Fig. 162a. Andrea del Sarto. Madonna of the Harpies.—Uffizi.

Andrea in his later years won new glories but added no new note to his art. The monochrome frescoes in the Cloister of the Scalzo representing the Life of St. John Baptist merely show the old gravity somewhat exaggerated. The series which extended over many years (1515–1526) is uneven, and many of these perhaps overestimated compositions are plainly of student execution. Without his color, Andrea seems somewhat coldly academic. It was precisely this quality of stylistic grandeur, however, that appealed paradoxically to the romantic monarch, Francis I. He called Andrea to France in 1518 and kept him there in honor for a year. Had Andrea possessed any of the capacities of a teacher and theorist, he might have inaugurated the Renaissance in France. As it was he remained merely a harbinger of such inferior but more influential spirits as Il Rosso and Primaticcio who a few years later were to found the School of Fontainebleau.

Often the portfolios of a great technician are more thrilling than his major works. This is the case with Andrea del Sarto. His numerous sketches in red chalk, have an athletic charm which his painting lacks. Others have drawn differently in this medium, but no one has drawn better.

When Andrea died in 1531, “full of glory and domestic trials,” as Vasari recounts, the normal development of Florentine painting ended, and Florence had already seen her artistic star dimmed by the rising splendors of Venice and Rome. Artistically she became a city of wit and ingenuity, chronicling and criticizing art rather than producing it. Moreover the obsession of Michelangelo’s sublimity worked havoc with his dilettante imitators. Some of these have the grace of lucidity, like Agnolo Bronzino, who (1502–1572)[[59]] practiced a reactionary sort of portraiture based on the old tradition of tempera painting. In sheer beauty of surface, enamel one is tempted to call it, he is little inferior to his great German contemporary, Hans Holbein, and his sense of character is only less keen because less individual. In the haughty patricians surrounding the person of Cosimo, the first grandduke, he found congenial sitters, Figure [163]. In the narrow field of portraiture he is nearly in the first rank, while in his rare mythologies and religious pictures his limitations appear painfully. He was a vicious person, a cold æsthete, with few of the generous virtues that nourish the soul. Yet in his flinty way he was quite perfect, and as one of the first professionally unmoral artists he cannot be neglected by the psychological critic.

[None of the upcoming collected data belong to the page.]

class PaceVaeV3(nn.Module):
    def __init__(
            self,
            max_num_vertices: int,
            vertex_label_cardinality: int,
            vertices_embedding_size: int = 256,
            num_heads: int = 8,
            num_layers: int = 6,
            ff_hidden_size: int = 512,
            latent_layer_size: int = 64,
            fc_hidden: int = 256,
            dropout: float = 0.25,
            graph_label_key: str = LABEL_KEY,
            graph_position_key: str = POSITION_KEY,
            graph_label_input: int = 0,
            graph_label_output: int = 1,
            graph_label_start: int = 2,
    ):
        super().__init__()
        built = dict(vertices_embedding_size=dl.EMB, num_heads=dl.HEADS, num_layers=dl.LAYERS,
                     ff_hidden_size=dl.D_MODEL, latent_layer_size=dl.LATENT, fc_hidden=dl.FC_HIDDEN)
        given = dict(vertices_embedding_size=vertices_embedding_size, num_heads=num_heads, num_layers=num_layers,
                     ff_hidden_size=ff_hidden_size, latent_layer_size=latent_layer_size, fc_hidden=fc_hidden)
        if given != built:
            raise NotImplementedError(f"this MI355X build implements the BASELINE architecture {built}; got {given}")
        if max_num_vertices + 3 > dl.MAX_TOKENS or vertex_label_cardinality + 3 > dl.MAX_TOKENS or max_num_vertices < 1:
            raise NotImplementedError("this build supports max_num_vertices <= 45 and vertex_label_cardinality <= 45 "
                                      "(up to three 16-token tiles per DAG)")
        self._max_num_vertices = max_num_vertices + 3
        self._vertex_label_cardinality = vertex_label_cardinality + 3
        self.vertices_embedding_size = vertices_embedding_size
        self.num_heads = num_heads
        self.num_layers = num_layers
        self.ff_hidden_size = ff_hidden_size
        self.latent_layer_size = latent_layer_size
        self.dropout = dropout
        self._graph_label_key = graph_label_key
        self._graph_position_key = graph_position_key
        self._graph_label_input = graph_label_input
        self._graph_label_output = graph_label_output
        self._graph_label_start = graph_label_start

        self.vertex_position_embed = GnnPositionalEncoding(vertices_embedding_size, dropout, self.max_num_vertices)
        self.vertex_label_embed = nn.Sequential(nn.Linear(self._vertex_label_cardinality, vertices_embedding_size),
                                                nn.ReLU())
        self.encoder = _Stack(_EncoderLayerParams(ff_hidden_size, num_heads, ff_hidden_size, dropout), num_layers)
        hidden_size = self.ff_hidden_size * self.max_num_vertices
        self.hidden_size = hidden_size
        self.fc1 = nn.Linear(hidden_size, latent_layer_size)
        self.fc2 = nn.Linear(hidden_size, latent_layer_size)
        self.decoder = _Stack(_DecoderLayerParams(ff_hidden_size, num_heads, ff_hidden_size, dropout), num_layers)
        self.add_node = nn.Sequential(nn.Linear(ff_hidden_size, fc_hidden), nn.ReLU(),
                                      nn.Linear(fc_hidden, self._vertex_label_cardinality))
        self.add_edge = nn.Sequential(nn.Linear(ff_hidden_size * 2, ff_hidden_size), nn.ReLU(),
                                      nn.Linear(ff_hidden_size, 1))
        self.fc3 = nn.Linear(latent_layer_size, hidden_size)

        self._engine: Optional[PaceEngine] = None
        self._table = None
        self._numels: List[int] = []
        self.flat_params: Optional[torch.Tensor] = None
        self.flat_grads: Optional[torch.Tensor] = None
        self._fwd_generation = 0
        self._last_losses = None
        self._side_stream = None
        self._early_pending = False
        self._early_scalars = None
        self._seed = 0
        self._step = 0
        self.dag_offset = 0
        self.nan_check = True
        self._flatten()

    @property
    def max_num_vertices(self) -> int:
        return self._max_num_vertices

    @property
    def vertex_label_cardinality(self) -> int:
        return self._vertex_label_cardinality

    @property
    def graph_label_key(self) -> str:
        return self._graph_label_key

    @property
    def graph_position_key(self) -> str:
        return self._graph_position_key

    @property
    def graph_label_input(self) -> int:
        return self._graph_label_input

    @property
    def graph_label_output(self) -> int:
        return self._graph_label_output

    @property
    def graph_label_start(self) -> int:
        return self._graph_label_start

    def _layout(self):
        if self._table is None:
            lib = dl.load()
            shape = dl.make_shape(1, self._max_num_vertices, self._vertex_label_cardinality)
            self._table, self._total = dl.param_table(lib, shape)
            names = [n for n, _ in self.named_parameters()]
            assert [t[0] for t in self._table] == names, "state-dict order mismatch with the C layout"
        return self._table, self._total

    def _flatten(self):
        table, total = self._layout()
        params = dict(self.named_parameters())
        dev = next(iter(params.values())).device
        flat = torch.zeros(total, dtype=torch.float32, device=dev)
        self._numels = []
        for name, off, shp in table:
            p = params[name]
            n = p.numel()
            self._numels.append(n)
            flat[off:off + n] = p.data.reshape(-1).float()
            p.data = flat[off:off + n].view(shp)
            p.grad = None
        self.flat_params = flat
        self.flat_grads = None
        self._grad_params = None
        self._step_losses = None

    def _apply(self, fn, recurse=True):
        out = super()._apply(fn, recurse)
        self._flatten()
        self._engine = None
        self._side_stream = None
        self._early_pending = False
        return out

    def bind_flat_grads(self) -> torch.Tensor:
        if self.flat_grads is None or self.flat_grads.device != self.flat_params.device:
            P = self.flat_params.numel()
            self._grads_and_losses = torch.zeros(P + 8, dtype=torch.float32, device=self.flat_params.device)
            self.flat_grads = self._grads_and_losses[:P]
            self._step_losses = self._grads_and_losses[P:P + dl.LOSS_FLOATS]
            self._fixed_guard = self._grads_and_losses[P + 3:P + 5]
            self._step_guard = self._fixed_guard
            self._step_tail = self._grads_and_losses[P:P + 8]
            self._step_status = self._grads_and_losses[P + 7:P + 8].view(torch.int32)
            self._host_tail = torch.zeros(8, dtype=torch.float32)
            if self.flat_params.is_cuda:
                self._host_tail = self._host_tail.pin_memory()
            self._grad_params = None
            if self._engine is not None:
                self._engine.use_status(self._step_status)
        if self._grad_params is None:
            params = dict(self.named_parameters())
            self._grad_params = [params[name] for name, _, _ in self._table]
        first, last = self._grad_params[0], self._grad_params[-1]
        base = self.flat_grads.data_ptr()
        if (first.grad is None or last.grad is None or first.grad.data_ptr() != base + 4 * self._table[0][1]
                or last.grad.data_ptr() != base + 4 * self._table[-1][1]):
            for p, (name, off, shp), n in zip(self._grad_params, self._table, self._numels):
                p.grad = self.flat_grads[off:off + n].view(shp)
        return self.flat_grads

    def _eng(self) -> PaceEngine:
        if not self.flat_params.is_cuda:
            raise RuntimeError("dags_vae_search_amd.PaceVaeV3 computes only on the GPU: call model.to('cuda') first "
                               "(there is no CPU fallback)")
        if self._engine is None:
            self._engine = PaceEngine(self._max_num_vertices, self._vertex_label_cardinality)
            assert self._engine.param_floats == self.flat_params.numel()
            if self.flat_grads is not None and self.flat_grads.device == self.flat_params.device:
                self._engine.use_status(self._step_status)
        return self._engine

    def seed(self, seed: int):
        self._seed = int(seed) & 0xFFFFFFFF
        self._step = 0

    def _next_seed(self) -> int:
        self._step += 1
        return (self._seed << 32) | (self._step & 0xFFFFFFFF)

    def prepare_features(self, labeled_graphs_batch, fixed_memory_len: Optional[int] = None):
        device = self.flat_params.device
        return feat.prepare_features(labeled_graphs_batch, self._max_num_vertices, self._vertex_label_cardinality,
                                     self.num_heads, self._graph_label_key, self._graph_label_input,
                                     self._graph_label_output, self._graph_label_start, fixed_memory_len, device)

    def _pack(self, features, check: Optional[bool] = None, zero_status: bool = True):
        eng = self._eng()
        dev = self.flat_params.device
        check = self.nan_check if check is None else check
        if isinstance(features, CompactBatch):
            eng.build_records(features.labels.to(dev), features.preds.to(dev), check=check, zero_status=zero_status)
            return len(features)
        f = {k: features[k].to(dev) for k in ("vertex_label_features", "vertex_position_features",
                                              "adjacency_matrices", "target_masks")}
        eng.pack(f, check=check, zero_status=zero_status)
        return f["vertex_label_features"].shape[0]

    def _early_read(self, exchange=None):
        if self._side_stream is None:
            self._side_stream = torch.cuda.Stream(device=self.flat_params.device, priority=-1)
            self._ev_tail = torch.cuda.Event()
            self._ev_forward = torch.cuda.Event()
        self._ev_forward.record(torch.cuda.current_stream())
        with torch.cuda.stream(self._side_stream):
            self._side_stream.wait_event(self._ev_forward)
            src = self._step_losses
            if exchange is not None:
                src = exchange.scalars(src)
                self._host_tail[:dl.LOSS_FLOATS].copy_(src, non_blocking=True)
                self._host_tail[7:8].copy_(self._step_tail[7:8], non_blocking=True)
            else:
                self._host_tail.copy_(self._step_tail, non_blocking=True)
            self._step_status.zero_()
            self._early_scalars = src.clone()
            self._ev_tail.record(self._side_stream)
        self._early_pending = True

    def read_step(self):
        if self._early_pending == "poll":
            self._early_pending = False
            words = self._host_tail.numpy().view("uint32")
            seq, spins = self._host_seq, 0
            while int(words[3]) >> 8 != seq:
                spins += 1
                if spins > 2_000_000:
                    torch.cuda.current_stream().synchronize()
                    if int(words[3]) >> 8 != seq:
                        raise RuntimeError("the device never signalled the end of the forward (dvs_loss_forward_notify)")
            for _ in range(4):
                word = int(words[3])
                vals = self._host_tail[:3].tolist() + [float((word >> 6) & 1), float((word >> 7) & 1)]
                if int(words[3]) == word and word >> 8 == seq:
                    break
            else:
                raise RuntimeError("dvs_loss_forward_notify: the notification packet kept changing while it was read")
            self._early_scalars = self._notify_losses
            return vals, word & 0x3F
        if self._early_pending:
            self._early_pending = False
            self._ev_tail.synchronize()
        else:
            self._host_tail.copy_(self._step_tail, non_blocking=True)
            self._step_status.zero_()
            torch.cuda.current_stream().synchronize()
        vals = self._host_tail.tolist()
        status = int(self._host_tail.view(torch.int32)[7])
        return vals[:5], status

    def _shape(self, batch: int, beta: float):
        return self._eng().shape(batch, training=self.training, dropout=self.dropout, beta=beta, eps_scale=0.01,
                                 dag_offset=self.dag_offset, seed=self._next_seed() if self.training else 0)

    def encode_direct(self, features: Dict) -> Tuple[torch.Tensor, torch.Tensor]:
        B = self._pack(features)
        dev = self.flat_params.device
        mu = torch.empty(B, self.latent_layer_size, device=dev)
        logvar = torch.empty(B, self.latent_layer_size, device=dev)
        shape = self._shape(B, 0.005)
        self._engine.encode(shape, self.flat_params, mu, logvar)
        self._fwd_generation += 1
        return mu, logvar

    def encode(self, labeled_graphs_batch) -> Tuple[torch.Tensor, torch.Tensor]:
        return self.encode_direct(self.prepare_features(labeled_graphs_batch))

    def reparameterize(self, mu: torch.Tensor, log_var: torch.Tensor, epsilon_scale: float = 0.01) -> torch.Tensor:
        if self.training:
            std = torch.exp(0.5 * log_var)
            return mu + torch.randn_like(std) * epsilon_scale * std
        return mu

    def decode_states(self, z: torch.Tensor, uniforms: Optional[torch.Tensor] = None) -> torch.Tensor:
        eng = self._eng()
        dev = self.flat_params.device
        z = z.to(dev, torch.float32).contiguous()
        B = z.shape[0]
        if z.dim() != 2 or z.shape[1] != self.latent_layer_size:
            raise AssertionError(f"Expected z of shape [B, {self.latent_layer_size}], got {tuple(z.shape)}")
        N = self._max_num_vertices
        if uniforms is not None:
            uniforms = uniforms.to(dev, torch.float32).contiguous()
            if tuple(uniforms.shape) != (B, N, N):
                raise AssertionError(f"Expected uniforms of shape [{B}, {N}, {N}], got {tuple(uniforms.shape)}")
        self._step += 1
        shape = eng.shape(B, training=False, dropout=self.dropout, dag_offset=self.dag_offset,
                          seed=(self._seed << 32) | (self._step & 0xFFFFFFFF))
        state = eng.decode(shape, self.flat_params, z, uniforms)
        self._fwd_generation += 1
        return state

    def decode(self, z: torch.Tensor, uniforms: Optional[torch.Tensor] = None, strict: bool = True):
        raw = self.decode_states(z, uniforms).cpu().numpy()
        return graphs_from_states(raw, self._max_num_vertices, strict)

    def loss_direct(self, features: Dict, beta: float = 0.005, eps: Optional[torch.Tensor] = None):
        B = self._pack(features)
        shape = self._shape(B, beta)
        if eps is not None:
            eps = eps.to(self.flat_params.device, torch.float32).contiguous()
        total, recon, kld = _PaceLoss.apply(self, shape, eps, *self.parameters())
        if self.nan_check and bool(self._last_losses[3].item() != 0.0):
            raise ValueError("NaN detected in the output of the PACE-VAE step")
        return total, recon, kld

    def loss(self, labeled_graphs_batch, beta: float = 0.005):
        return self.loss_direct(self.prepare_features(labeled_graphs_batch), beta)

    def loss_and_grad(self, features: Dict, beta: float = 0.005, eps: Optional[torch.Tensor] = None,
                      packed: bool = False, defer_check: bool = False, early_read: bool = False,
                      exchange=None, clip_scratch: Optional[torch.Tensor] = None) -> torch.Tensor:
        eng = self._eng()
        if self.flat_grads is None or self.flat_grads.device != self.flat_params.device:
            self.bind_flat_grads()
        if self._early_pending:
            pending, self._early_pending = self._early_pending, False
            if pending != "poll":
                self._ev_tail.synchronize()
        if not packed:
            self._pack(features, check=False if defer_check else None, zero_status=not defer_check)
        B = eng._ws_batch
        shape = self._shape(B, beta)
        grads = self.flat_grads
        losses = self._step_losses
        self._step_guard = self._fixed_guard
        notify = early_read and exchange is None and self._host_tail.is_pinned() and _EARLY_READ_MODE != "event"
        if notify:
            self._host_seq = (getattr(self, "_host_seq", 0) + 1) & 0xFFFFFF or 1
            losses = self._notify_losses = torch.empty(8, dtype=torch.float32, device=grads.device)[:dl.LOSS_FLOATS]
            self._step_guard = losses[3:5]
            eng.loss_forward(shape, self.flat_params, eps, losses, host_tail=self._host_tail, host_seq=self._host_seq)
            self._early_pending = "poll"
        else:
            eng.loss_forward(shape, self.flat_params, eps, losses)
        self._fwd_generation += 1
        if early_read and not notify:
            self._early_read(exchange)
        if not hasattr(self, "_gcoef") or self._gcoef.device != grads.device or self._gcoef_beta != beta:
            self._gcoef = torch.tensor([1.0, beta], dtype=torch.float32, device=grads.device)
            self._gcoef_beta = beta
        eng.loss_backward(shape, self.flat_params, self._gcoef, grads, clip_scratch=clip_scratch)
        self.bind_flat_grads()
        return losses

Fig. 164. Pontormo. The Deposition.—S. Felice.

A more appealing figure is his master, Jacopo Carrucci, called from his birthplace Il Pontormo.[[60]] His was a tender and deeply religious spirit with the poet’s capacity for elation and melancholy. In his altar-pieces, such as the Deposition, Figure [164], at San Felice he seeks and achieves a positive pathos. Influenced by Michelangelo’s sublimity, he converts it to more specific and psychological ends. Often he is restless and over-emphatic as in the frescoes of the Passion in the cloister of the Florentine Certosa, or in the strangely complicated and contorted little picture of the Martyrdom of St. Mauritius and his Legionaries, in the Uffizi. In such work he moves towards the absolute expressionism of an El Greco, preluding also the more conventional emotionalism of the Baroque. As a portraitist he had no equal at Florence except his pupil Bronzino. Often the sensitiveness and moodiness of his characterizations recall his Venetic contemporary, Lorenzo Lotto. Even when he is robust he is sensitively psychological, as in the superb portrait of a Halberdier, Figure [165]. Above all he was a powerful and subtle draughtsman whether with pen or chalk. His line writhes in a fashion at times sinister, at times singularly blithe, and his figure sketches have something of the imaginative thrill of the figure studies of Blake. For the grandducal palace of Poggio a Cajano, Figure [166], he did in a huge lunette pierced by a great round window a most original decoration for the odd triangles at the base. The unconventional fields are filled each by a rather small figure energetically posed and surrounded by greenery. The thing is at once monumental and pastoral and its freedom and tonality almost as modern as a Besnard. I would willingly dwell longer on so sympathetic an artist, but can only refer the interested reader to Dr. F. M. Clapp’s two authoritative volumes.

Fig. 163. Bronzino. Eleonora of Toledo and her son.—Uffizi.